E’ stato anche osservato che il regolamento concordato fra i coniugi ed avente ad oggetto la definizione di rapporti di natura patrimoniale, pur trovando la sua fonte nell'accordo delle parti, è capace di acquistare efficacia giuridica solo per effetto del provvedimento di omologazione, il quale ha la funzione di verificare che i patti raggiunti tra le parti siano conformi all’interesse familiare; in mancanza di omologazione, invece, le pattuizioni convenute antecedentemente sono prive di efficacia giuridica.
Dopo che il P.M. ha espresso il suo parere, il presidente rimette gli atti al collegio affinché decida sull'assenso o sul rifiuto dell'
omologazione della separazione consensuale.
L'omologazione del tribunale costituisce condizione di efficacia della separazione consensuale; un accordo non omologato, infatti, non potrebbe essere capace di determinare la variazione dello
status dei coniugi.
Il procedimento di omologazione si svolge secondo le forme del rito camerale e consiste in un controllo sulla ritualità dello svolgimento del giudizio, sulla competenza del giudice adito, sulla verifica che il tentativo della conciliazione sia stato esperito, nonché sulla legittimità delle condizioni pattuite dai coniugi, con particolare riguardo alla conformità dell'accordo con l'interesse della famiglia e della prole.

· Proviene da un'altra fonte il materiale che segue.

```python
# ... 29 lines not shown
    "revo_search_mmr": (_i32, [_p, _p, _i32, _i32, _i32, _f32, _i32, _f32, _i64, _p, _p, _p, _p, _p]),
    "revo_search_topk": (_i32, [_p, _p, _i32, _i32, _i32, _f32, _i64, _p, _p, _p, _p]),
    "revo_search_topk_large": (_i32, [_p, _p, _i32, _i32, _i32, _f32, _i64, _p, _p, _p, _p]),
    "revo_search_ksel": (_i32, [_i32]),
    "revo_search_set_total_rows": (_i32, [_p, _i64]),
    "revo_search_set_filter": (_i32, [_p, _p, _i64, _i32, _p]),
    "revo_search_set_groups": (_i32, [_p, _p, _i64, _i32, _p]),
    "revo_search_groups": (_i32, [_p, _p, _i32, _i32, _i32, _i32, _f32, _i64, _p, _p, _p, _p, _p, _p]),
    "revo_search_estimates": (_i32, [_i32]),
    "revo_search_plan": (_i32, [_p, _i32, _i32, C.POINTER(C.c_int64)]),
    "revo_search_candidates": (_i32, [_p, _p, _i32, _i32, _i32, _p, _p]),
    "revo_search_finish": (_i32, [_p, _i32, _i32, _i32, _f32, _i64, _p, _i32, _i32, _p, _p, _p, _p, _p]),
    "revo_search_exact": (_i32, [_p, _i32, _p, _p, _i32, _i32, _f32, _i64, _p, _p, _p, _p]),
    "revo_search_stats": (_i32, [_p, C.POINTER(C.c_int32), _p]),
    "revo_topk_merge": (_i32, [_p, _p, _i32, _i32, _i32, _i32, _f32, _p, _p, _p, _p]),
    "revo_topk_packed_bytes": (_i64, [_i32, _i32]),
    "revo_topk_merge_packed": (_i32, [_p, _i32, _i32, _i32, _i32, _f32, _p, _p, _p, _p, _p, _p, _p]),
    "revo_op_gemm": (_i32, [_i32, _p, _i64, _p, _i64, _i32, _i32, _i32, _p, _i64, _p, _p, _p]),
    "revo_op_gemm_resid_ln": (_i32, [_p, _i64, _p, _i64, _i32, _i32, _i32, _p, _i64, _p, _p, _p, _i64, _p, C.POINTER(C.c_int32), _p, _i32,
                                     _i32, _p]),
    "revo_op_gemm_ln_in": (_i32, [_i32, _p, _i64, _p, _i64, _i32, _i32, _i32, _p, _i64, _p, _p, _p, _i32, _f32, _p, _p]),
    "revo_op_gemm_rope": (_i32, [_p, _i64, _p, _i64, _i32, _i32, _i32, _p, _i64, _p, _p, _i32, _i32, _i32, _p]),
    "revo_op_gemm_ln_in_rope": (_i32, [_p, _i64, _p, _i64, _i32, _i32, _i32, _p, _i64, _p, _p, _p, _i32, _f32, _p, _i32, _i32, _i32,
                                       _p]),
    "revo_op_gemm_resid_norm": (_i32, [_p, _i64, _p, _i64, _i32, _i32, _i32, _p, _i64, _p, _p, _p, _i64, _f32, C.POINTER(C.c_int32),
                                       _p]),
    "revo_op_layernorm": (_i32, [_p, _i64, _p, _p, _f32, _i32, _i32, _p, _i64, _i32, _p]),
    "revo_op_layernorm_logits": (_i32, [_p, _i64, _p, _p, _f32, _i32, _i32, _p, _i64, _p, _p, _i32, _i32, _p, _p]),
    "revo_op_linear_f32": (_i32, [_i32, _p, _i64, _p, _i64, _p, _i32, _i32, _i32, _p, _i64, _p]),
    "revo_op_pool_rows": (_i32, [_p, _i64, _p, _i32, _i32, _i32, _i32, _p, _p]),
    "revo_op_rope": (_i32, [_p, _i64, _p, _i32, _i32, _i32, _i32, _p]),
    "revo_op_attention": (_i32, [_p, _i64, _p, _i64, _i32, _i32, _i32, _i32, _p]),
    "revo_op_f32_to_bf16": (_i32, [_p, _i64, _p, _i64, _i64, _i32, _p]),
    "revo_prof_enable": (_i32, [_i32]),
    "revo_prof_reset": (_i32, []),
    "revo_prof_report": (_i32, [C.c_char_p, _i32]),
    "revo_preprocess_crop_resize": (_i32, [C.POINTER(CropJob), _i32, _i32, _p, _p]),
    "revo_probe_mfma": (_i32, [_p, _i64, _p, _i32, _i32, _p]),
    "revo_probe_mfma_flops": (_i64, [_i32, _i32]),
    "revo_probe_copy": (_i32, [_p, _p, _i64, _p]),
}

EXPERIMENT_SIGNATURES = {
    "revo_vit_set_debug_layers": (_i32, [_p, _i32]),
    "revo_vit_read_residual": (_i32, [_p, _i32, _p, _p]),
    "revo_vit_read_tap": (_i32, [_p, _i32, _i32, _p, _p]),
    "revo_search_set_mode": (_i32, [_p, _i32]),
    "revo_op_set_gemm_tile": (_i32, [_i32]),
    "revo_op_set_phase_groups": (_i32, [_i32]),
    "revo_op_set_qstores": (_i32, [_i32]),
    "revo_debug_gemm_forms": (_i32, [_i32]),
    "revo_debug_gemm_stamps": (_i32, [_p, _i32]),
    "revo_debug_attention_clock": (_i32, [_p]),
    "revo_op_set_variant": (_i32, [_i32]),
    "revo_op_set_ln_fold": (_i32, [_i32]),
    "revo_op_set_gemm_debug": (_i32, [_i32]),
    "revo_debug_scan_stats": (_i32, [C.POINTER(C.c_int64)]),
    "revo_debug_set_remove_chunk": (_i32, [_i64]),
    "revo_debug_seed_bounds": (_i32, [_p, _p]),
    "revo_debug_read_workspace": (_i64, [_p, _i64, _i64, _p]),
    "revo_debug_stream_in_planes": (_i32, [_p, _i32]),
    "revo_probe_gridbar": (_i32, [_i32, _p, _p, _i32, _i32, _i32, _i32, _p, _p, _p]),
    "revo_debug_scan_plan": (_i64, [_i32, _i64, C.POINTER(C.c_int64), _i32]),
}
BASE_SIGNATURES = dict(SIGNATURES)
if os.environ.get("REVO_LIBRARY_PATH"):
    LIB_PATH = os.environ["REVO_LIBRARY_PATH"]
elif os.environ.get("REVO_EXPERIMENTS") == "1":
    LIB_PATH = os.path.join(_HERE, "librevo_exp.so")
if os.environ.get("REVO_EXPERIMENTS") == "1":
    SIGNATURES = dict(SIGNATURES, **EXPERIMENT_SIGNATURES)

_lib = None
_lib_exp = None


def product_is_experiment_build():
    return os.environ.get("REVO_EXPERIMENTS") == "1"


def load_exp():
    global _lib_exp
    if _lib_exp is not None:
        return _lib_exp
    import torch
    path = os.path.join(_HERE, "librevo_exp.so")
    if not os.path.exists(path):
        raise RevoError(f"{path} not found: build it with `make -C revers-o_amd/csrc exp`")
    lib = C.CDLL(path)
    for name, (res, args) in dict(BASE_SIGNATURES, **EXPERIMENT_SIGNATURES).items():
        fn = getattr(lib, name)
        fn.restype = res
        fn.argtypes = args
    _lib_exp = lib
    return lib


def load():
    global _lib
    if _lib is not None:
        return _lib
    import torch
    if not os.path.exists(LIB_PATH):
        raise RevoError(
            f"{LIB_PATH} not found: build it with `python -c 'import __graft_entry__ as g; g.build()'` "
            "(or `make -C revers-o_amd/csrc`).  There is no CPU fallback for the hot path.")
# ... 30 lines not shown
```

revers-o_amd/csrc/api.hip:

```cpp
#include <algorithm>
#include <cmath>
#include <cstdlib>
#include <cstring>
#include <map>
#include <memory>
#include <mutex>
#include <string>
#include <vector>

#include "../../include/revo.h"
#include "api_internal.h"
#include "kernels.h"

static thread_local std::string g_err;
void revo_set_error(const std::string& msg) { g_err = msg; }
extern "C" const char* revo_last_error(void) { return g_err.c_str(); }
extern "C" int32_t revo_version(void) { return 100; }

extern "C" int32_t revo_sync(void* stream) {
    REVO_HIP_CHECK(hipStreamSynchronize((hipStream_t)stream));
    return 0;
}

namespace {
// ... 637 lines not shown
}
extern "C" int32_t revo_op_gemm_rope(const void* a, int64_t lda, const void* b, int64_t ldb, int32_t m, int32_t n,
                                     int32_t k, void* c, int64_t ldc, const float* bias, const float* cos_sin,
                                     int32_t seq, int32_t head_dim, int32_t rope_cols, void* stream) {
    API_BEGIN
    revo::GemmArgs g{};
    g.A = (const bf16_t*)a; g.lda = lda; g.B = (const bf16_t*)b; g.ldb = ldb; g.M = m; g.N = n; g.K = k; g.C = c; g.ldc = ldc;
    g.bias = bias; g.rope_cs = (const float2*)cos_sin; g.rope_S = seq; g.rope_hd = head_dim; g.rope_cols = rope_cols;
    return revo::launch_gemm(revo::EPI_BF16_ROPE, g, (hipStream_t)stream);
    API_END
}
extern "C" int32_t revo_op_gemm_ln_in_rope(const void* a, int64_t lda, const void* b, int64_t ldb, int32_t m, int32_t n, int32_t k,
                                           void* c, int64_t ldc, const float* bias, const float* csum, const void* stats,
                                           int32_t parts, float eps, const float* cos_sin, int32_t seq, int32_t head_dim,
                                           int32_t rope_cols, void* stream) {
    API_BEGIN
    REVO_REQUIRE(a && b && c && csum && stats && cos_sin, "op_gemm_ln_in_rope: null argument");
    revo::GemmArgs g{};
    g.A = (const bf16_t*)a; g.lda = lda; g.B = (const bf16_t*)b; g.ldb = ldb; g.M = m; g.N = n; g.K = k; g.C = c; g.ldc = ldc;
    g.bias = bias; g.rope_cs = (const float2*)cos_sin; g.rope_S = seq; g.rope_hd = head_dim; g.rope_cols = rope_cols;
    g.lnc_stats = (const float2*)stats; g.lnc_parts = parts; g.lnc_c = csum; g.lnc_eps = eps;
    return revo::launch_gemm(revo::EPI_BF16_ROPE, g, (hipStream_t)stream);
    API_END
}
extern "C" int32_t revo_op_gemm_resid_norm(const void* a, int64_t lda, const void* b, int64_t ldb, int32_t m, int32_t n, int32_t k,
                                           float* c, int64_t ldc, const float* bias, const float* gamma, void* ln_out,
                                           int64_t ln_ldo, float eps, int32_t* fused, void* stream) {
    API_BEGIN
    REVO_REQUIRE(a && b && c && ln_out && fused, "op_gemm_resid_norm: null argument");
    constexpr long OP_WS_ELEMS = 16l << 20;
    hipStream_t st = (hipStream_t)stream;
    float* ws = nullptr;
    REVO_HIP_CHECK(hipMallocAsync((void**)&ws, OP_WS_ELEMS * 4, st));
    int flag = 0;
    const LnAfter ln{eps, (bf16_t*)ln_out, ln_ldo, &flag, nullptr, nullptr, nullptr, 0, 0};
    const int rc = gemm("gemm_op", revo::EPI_RESID_F32, (const bf16_t*)a, lda, (const bf16_t*)b, ldb, m, n, k, c, ldc, bias, gamma,
                        st, ws, OP_WS_ELEMS, &ln);
    REVO_HIP_CHECK(hipFreeAsync(ws, st));
    *fused = flag;
    return rc;
    API_END
}
#ifdef REVO_EXPERIMENTS
extern "C" int32_t revo_op_set_variant(int32_t flags) {
    revo::gemm_force_gy((flags >> 4) & 15);
    revo::attention_force_nw((flags >> 8) & 15);
    revo::gemm_set_tail_split(((flags >> 12) & 1) ? 0 : 1);
    revo::gemm_set_persistent(((flags >> 16) & 1) ? 0 : 1);
    revo::gemm_set_splitk(((flags >> 17) & 1) ? 0 : 1);
    revo::gemm_set_min_tiles256(((flags >> 18) & 1) ? 0 : 100);
    revo::gemm_set_ring(((flags >> 19) & 1) ? 0 : 1, 0);
    revo::gemm_set_rows192(((flags >> 3) & 1) ? 0 : 1);
    revo::attention_set_shape16((flags >> 20) & 1);
    return 0;
}
extern "C" int32_t revo_op_set_ln_fold(int32_t on) {
    REVO_REQUIRE(on >= 0 && on <= 2, "set_ln_fold: 0 (LayerNorm kernels), 1 (folded, stream in planes: default) or 2 (folded, fp32 stream + bf16 copy)");
    revo::gemm_set_ln_fold(on);
    return 0;
}
extern "C" int32_t revo_op_set_qstores(int32_t on) {
    revo::gemm_set_qstores(on);
    return 0;
}
extern "C" int32_t revo_op_set_phase_groups(int32_t groups) {
    REVO_REQUIRE(groups >= 0 && groups <= 4, "set_phase_groups: 0 (heuristic), 1 (off) or 2..4");
    revo::gemm_set_phase_groups(groups);
    return 0;
}
extern "C" int32_t revo_debug_attention_clock(void* buf) {
    revo::attention_set_clock_buffer((unsigned long long*)buf);
    return 0;
}
extern "C" int32_t revo_debug_gemm_stamps(void* buf, int32_t items) {
    revo::gemm_set_stamps((unsigned long long*)buf, buf ? items : 0);
    return 0;
}
extern "C" int32_t revo_debug_gemm_forms(int32_t reset) { return (int32_t)revo::gemm_debug_forms(reset); }
extern "C" int32_t revo_op_set_gemm_tile(int32_t tile) {
    REVO_REQUIRE(tile == 0 || tile == 128 || tile == 256, "set_gemm_tile: 0, 128 or 256");
    revo::gemm_force_tile(tile);
    return 0;
}
extern "C" int32_t revo_op_set_gemm_debug(int32_t flags) {
    revo::gemm_set_debug(flags & 3);
    revo::gemm_set_stagger(((flags >> 28) & 15) * 200, 2 + ((flags >> 2) & 3));
    revo::topk_scan256_set_debug(((flags >> 13) & 7) | (((flags >> 20) & 255) << 3));
    return revo_op_set_variant(flags);
}
extern "C" int64_t revo_debug_scan_plan(int32_t Q, int64_t rows, int64_t* out, int32_t cap) {
    if (Q < 1 || rows < 1 || !out || cap < 2) return -1;
    return (int64_t)revo::topk_scan256_plan_dump(Q, (long)rows, (long*)out, cap);
}
extern "C" int32_t revo_debug_stream_in_planes(const revo_vit* v, int32_t batch) {
    if (!v || !v->xlo) return 0;
    const int W = v->cfg.width, Md = v->cfg.mlp_dim, rows = batch * v->S;
    return revo::gemm_ln_planes_enabled() && revo::gemm_resid_folds(rows, W, W, W, W, W) && revo::gemm_resid_folds(rows, W, Md, Md, Md, W);
}
#endif
extern "C" int32_t revo_op_layernorm(const float* x, int64_t ldx, const float* w, const float* b, float eps,
                                     int32_t rows, int32_t width, void* out, int64_t ldo, int32_t out_is_bf16,
                                     void* stream) {
    API_BEGIN
    return revo::launch_layernorm(x, ldx, w, b, eps, rows, width, out, ldo, out_is_bf16, (hipStream_t)stream);
    API_END
}
extern "C" int32_t revo_op_layernorm_logits(const float* x, int64_t ldx, const float* w, const float* b, float eps, int32_t rows,
// ... 43 lines not shown
```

Qualora si rilevasse un contrasto dell'accordo con l'interesse superiore della prole, il tribunale, può rimettere gli atti al presidente, affinché questi riconvochi le parti davanti a sé, indicando ai coniugi le modifiche da adottare nell'interesse dei figli, potendo, in caso di inidonea soluzione, rifiutare allo stato l'omologazione ex
art. 158 del c.c. comma 2.
In ogni caso, il giudice può solo suggerire ai coniugi di modificare le clausole, mentre è escluso che possa rettificarle d'ufficio pena la nullità assoluta dell'omologazione.
Preso atto dell'accordo dei coniugi sulla separazione, se il giudice ritiene che ne ricorrono le condizioni provvede all'omologazione con
decreto motivato; in caso contrario rifiuta l'omologazione.
Quanto all'efficacia del decreto di omologazione, trascorso il termine per proporre il reclamo, decorrente dalla data di comunicazione del provvedimento, il decreto acquista efficacia ex
art. 741 del c.p.c., ma non acquista autorità di cosa giudicata.
Il
verbale di separazione consensuale, ritualmente omologato, ha efficacia di
titolo esecutivo.
In conformità alla disciplina dettata per i procedimenti in camera di consiglio, il decreto di omologazione ovvero il suo diniego è soggetto a reclamo, da presentarsi ad opera delle parti o del P.M., innanzi alla Corte di appello.
Il reclamo va proposto nel
termine perentorio di dieci giorni decorrenti dalla comunicazione del provvedimento, e questo perché, trattandosi di separazione consensuale, non sussiste un contenzioso tra la parti che possa giustificare la notifica ex
art. 739 del c.p.c. comma 2.
Il ricorso può essere proposto anche singolarmente da uno solo dei coniugi, nel qual caso deve essere notificato all'altro coniuge e al P.M., mentre il reclamo del P.M. va notificato ai coniugi.
Qualora il giudice del reclamo accolga lo stesso, può pronunciare direttamente l'omologazione.
Decorsi i termini per la proposizione del reclamo, non è ammissibile la revoca del decreto di omologazione.
Ai sensi dell'ultimo comma della norma in esame, che rinvia espressamente all'
art. 710 del c.p.c., le condizioni della separazione consensuale possono essere modificate per circostanze sopravvenute o per un diverso e nuovo accordo intervenuto fra i coniugi.
Dopo che sia stato pronunciato il decreto di omologazione della separazione consensuale, è inammissibile il mutamento del titolo della separazione da consensuale in giudiziale.